Cool, creamy, and utterly refreshing, this **Low Carb Fresh Mint Ice Cream** is a guilt-free indulgence for mint lovers! Bursting with the natural essence of fresh mint leaves, this healthy twist on a classic dessert is made with a rich base of heavy cream and almond milk, sweetened naturally with erythritol for a keto-friendly treat. A hint of vanilla and a touch of xanthan gum ensure a perfectly smooth and velvety texture, all while keeping carbs in check. The process of steeping fresh mint leaves in warm cream enhances its delicate flavor, delivering an authentic and vibrant minty taste that far surpasses any artificial alternatives. Whether you're following a low-carb lifestyle or simply craving a refreshing summer dessert, this homemade ice cream is the ultimate way to keep things cool and indulgent. Serve it as is, or alongside a grain-free brownie for a decadent pairing! Keywords: low carb ice cream, fresh mint dessert, keto-friendly ice cream, homemade mint ice cream.

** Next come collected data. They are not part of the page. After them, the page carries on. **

struct Forward {
    cattus_eval* e;
    Lane& L;
    const uint64_t* d_planes;
    uint32_t n, nb;
    float *d_policy, *d_value;
    hipStream_t st;
    TowerTimer* tt;
    const cattus_net_desc& d = e->d;
    const uint32_t w64 = e->cfg.plane_words, S = d.board, F = d.filters, FP = e->fpad;
    float *a = L.a.as<float>(), *t = L.t.as<float>(), *y = L.y.as<float>();

    hipEvent_t ev() { return tt && tt->used < tt->ev.size() ? tt->ev[tt->used++] : nullptr; }

    void simple() {
        const uint32_t K = d.planes * e->hw;
        launch_planes_to_tensor_nchw(d_planes, n, d.planes, w64, S, n, L.x0.as<float>(), st);
        launch_dense(L.x0.as<float>(), K, e->d1w.as<float>(), e->d1b.as<float>(), n, K, K, a, 1, st);
        launch_dense(a, K, e->d2w.as<float>(), e->d2b.as<float>(), n, K, K, t, 1, st);
        launch_dense(t, K, e->svw.as<float>(), e->svb.as<float>(), n, K, 1, d_value, 2, st);
        launch_dense(t, K, e->spw.as<float>(), e->spb.as<float>(), n, K, d.moves, d_policy, 0, st);
    }

    const void* generic() {
        launch_planes_to_tensor_nchw(d_planes, n, d.planes, w64, S, n, L.x0.as<float>(), st);
        auto conv = [&](const ConvLayer& c, const float* in, uint32_t cin, const float* res, float* out) {
            hipEvent_t s0 = ev(), s1 = ev();
            launch_conv3x3_generic(in, c.w.as<float>(), c.b.as<float>(), res, out, n, cin, F, S, st, s0, s1);
        };
        conv(e->stem, L.x0.as<float>(), d.planes, nullptr, a);
        for (uint32_t i = 0; i < d.blocks; i++) {
            conv(*e->c1[i], a, F, nullptr, t);
            conv(*e->c2[i], t, F, a, y);
            std::swap(a, y);
        }
        return a;
    }

    template <class Args>
    void resident_args(Args& ta, bool fuse_heads) {
        ta.planes = d_planes, ta.layers = (decltype(ta.layers))e->t64_layers.p;
        ta.n = n, ta.C = d.planes, ta.w64 = w64, ta.S = S, ta.nlayers = 1 + 2 * d.blocks;
        if (!fuse_heads) return;
        ta.head_w = (decltype(ta.head_w))e->head_w.p, ta.hv = (decltype(ta.hv))L.hv.p;
        ta.head_b = e->head_b.as<float>();
        ta.hv_pol = hv_leaves(e) * e->kvp, ta.kvp = e->kvp, ta.kpp = e->kpp, ta.vhc = d.vhc, ta.ocn = d.vhc + d.phc;
    }

    void resident64() {
        Tower64Args ta{};
        resident_args(ta, true);
        const uint32_t rows = nb * e->slots;
        hipEvent_t s0 = ev(), s1 = ev();
        int ch = e->slots == 64 && rows / 64 <= 256 ? 4 : 2;
        if (e->t64_force_ch) ch = e->t64_force_ch == 4 && e->slots == 64 ? 4 : 2;
        launch_tower64(ta, rows, ch, e->t64_layer_steps, st, s0, s1);
    }

    const void* resident64_split() {
        Tower64SplitArgs ta{};
        resident_args(ta, e->t64s_fuse_heads);
        ta.sat = e->conv_opts.saturated, ta.bias_all = e->t64s_bias.as<float>();
        if (!e->t64s_fuse_heads) ta.out = a;
        hipEvent_t s0 = ev(), s1 = ev();
        launch_tower64_split(ta, nb * e->slots, e->t64s_depth, st, s0, s1);
        return ta.out;
    }

    void conv_mfma(const ConvLayer& c, const void* in, const void* res, void* out, int flags, bool stem = false) {
        const bool fused_stem = stem && stem_is_fused(d.planes, e->pack_separately);
        const StemInput stem_in{d_planes, n, d.planes, w64};
        if (stem && !fused_stem) launch_pack_planes_nhwc(e->act, d_planes, n, nb, d.planes, w64, S, e->cpad0, L.x0.p, st);
        hipEvent_t s0 = ev(), s1 = ev();
        launch_conv3x3_mfma(e->act, in, c.w.p, c.b.as<float>(), res, out, nb, stem ? e->cpad0 : FP, FP, S, st, s0, s1, fused_stem ? &stem_in : nullptr,
                            (e->plan.w_frag ? CONV_W_FRAG : 0) | flags, e->conv_opts);
    }

    const void* per_layer() {
        const int last_flags = act_f16_family(e->act) ? CONV_OUT_F32 : 0;
        conv_mfma(e->stem, L.x0.p, nullptr, a, d.blocks == 0 ? last_flags : 0, true);
        for (uint32_t i = 0; i < d.blocks; i++) {
            conv_mfma(*e->c1[i], a, nullptr, t, 0);
            conv_mfma(*e->c2[i], t, a, y, i + 1 == d.blocks ? last_flags : 0);
            std::swap(a, y);
        }
        return a;
    }

    int wino() {
        conv_mfma(e->stem, L.x0.p, nullptr, a, CONV_OUT_F32 | CONV_WINO_IN, true);
        if (one_launch_now(e, nb)) {
            hipEvent_t s0 = ev(), s1 = ev();
            unsigned* const tower_err = L.tower_ready.as<unsigned>();
            HIP_TRY(hipMemsetAsync(L.tower_ready.p, 0, 64 + (size_t)2 * d.blocks * (nb / 4) * 4, st));
            if (int crc = chain_persistent_launch(e->device, st, [&] {
                    launch_tower_wino4(L.tower_layers.as<Wino4TowerLayer>(), 2 * d.blocks, tower_err + 16, tower_err, e->conv_opts.saturated, nb, FP,
                                       e->persist_spin, e->cus, st, s0, s1);
                }))
                return crc;
            HIP_TRY(hipMemcpyAsync(L.h_tower_err.p, tower_err, 4, hipMemcpyDeviceToHost, st));
            return CATTUS_OK;
        }
        const auto launch = e->plan.kind == TowerKind::Wino4 ? launch_conv3x3_wino4 : launch_conv3x3_wino;
        auto conv = [&](const ConvLayer& c, const float* in, const float* res, float* out) {
            hipEvent_t s0 = ev(), s1 = ev();
            launch(in, c.w.p, c.b.as<float>(), res, out, nb, FP, FP, st, s0, s1, e->conv_opts.saturated);
        };
        for (uint32_t i = 0; i < d.blocks; i++) {
            conv(*e->c1[i], a, nullptr, t);
            conv(*e->c2[i], t, a, e->plan.inplace ? a : y);
            if (!e->plan.inplace) std::swap(a, y);
        }
        return CATTUS_OK;
    }

    void heads_mfma(const void* tower) {
        HeadsMfma hd{};
        hd.conv_w = e->head_w.p, hd.conv_b = e->head_b.as<float>(), hd.hv = L.hv.p;
        hd.w1 = e->w1t.p, hd.b1 = e->b1.as<float>(), hd.h1 = L.h1.as<float>();
        hd.wp = e->wpt.p, hd.bp = e->bp.as<float>(), hd.policy = d_policy;
        hd.hw = e->hw, hd.vhc = d.vhc, hd.phc = d.phc, hd.kvp = e->kvp, hd.kpp = e->kpp, hd.M = d.moves;
        hd.w2 = e->w2.as<float>(), hd.b2 = e->b2.as<float>(), hd.value = d_value;
        hd.slots = e->slots, hd.hv_leaves = hv_leaves(e);
        launch_heads_mfma(head_act(e->act), tower, n, FP, hd, st);
    }

    void heads_generic(const void* tower) {
        const uint32_t hw = e->hw, kv = d.vhc * hw, kp = d.phc * hw;
        TowerView tv;
        tv.x = tower, tv.act = Act::F32, tv.sb = F * hw, tv.sk = hw, tv.sp = 1;
        launch_head_conv1x1(tv, e->head_w.as<float>(), e->head_b.as<float>(), n, F, d.vhc + d.phc, hw, L.hv.as<float>(), st);
        launch_value_fc1(L.hv.as<float>(), kv + kp, e->w1t.as<float>(), e->b1.as<float>(), n, kv, L.h1.as<float>(), st);
        launch_value_fc2_tanh(L.h1.as<float>(), e->w2.as<float>(), e->b2.as<float>(), n, d_value, st);
        launch_policy_fc(L.hv.as<float>(), kv + kp, kv, e->wpt.as<float>(), e->bp.as<float>(), n, kp, d.moves, d_policy, st);
    }
};

int enqueue_forward(cattus_eval* e, Lane& L, const uint64_t* d_planes, uint32_t n, float* d_policy, float* d_value, hipStream_t st, TowerTimer* tt = nullptr) {
    const uint32_t bpw = e->plan.tuned() ? ROWS_PER_WG / e->slots : 1;
    Forward f{e, L, d_planes, n, (n + bpw - 1) / bpw * bpw, d_policy, d_value, st, tt};
    switch (e->plan.kind) {
        case TowerKind::Simple: f.simple(); break;
        case TowerKind::Generic: f.heads_generic(f.generic()); break;
        case TowerKind::PerLayer: f.heads_mfma(f.per_layer()); break;
        case TowerKind::Resident64: f.resident64(), f.heads_mfma(nullptr); break;
        case TowerKind::Resident64Split: f.heads_mfma(f.resident64_split()); break;
        case TowerKind::Wino16:
        case TowerKind::Wino4:
            if (int rc = f.wino()) return rc;
            f.heads_mfma(f.a);
            break;
    }
    if (hipError_t err = hipGetLastError()) return fail(CATTUS_E_DEVICE, "kernel launch failed: %s", hipGetErrorString(err));
    return CATTUS_OK;
}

In a medium saucepan, combine heavy whipping cream, unsweetened almond milk, and fresh mint leaves.
Heat the mixture over medium heat until it just begins to simmer, stirring occasionally. Do not allow it to boil.
Remove from heat and cover the saucepan. Allow the mint leaves to steep in the cream mixture for about 30 minutes.
Strain the mixture through a fine mesh sieve into a clean bowl, pressing on the mint leaves to extract as much flavor as possible. Discard the mint leaves.
Meanwhile, in a separate bowl, whisk together erythritol sweetener and egg yolks until the mixture is pale yellow and slightly thickened.
Slowly whisk the strained cream mixture into the egg yolks, making sure to blend slowly to prevent scrambling the eggs.
Return the combined mixture to the saucepan and cook over low heat, stirring constantly with a wooden spoon, until the mixture thickens enough to coat the back of the spoon. This should take about 10 minutes.
Remove from heat and whisk in the vanilla extract, xanthan gum, and salt.
Pour the custard into a bowl, cover with plastic wrap, and refrigerate until completely chilled, at least 2 hours or overnight.
Once chilled, pour the mixture into an ice cream maker and churn according to the manufacturer's instructions.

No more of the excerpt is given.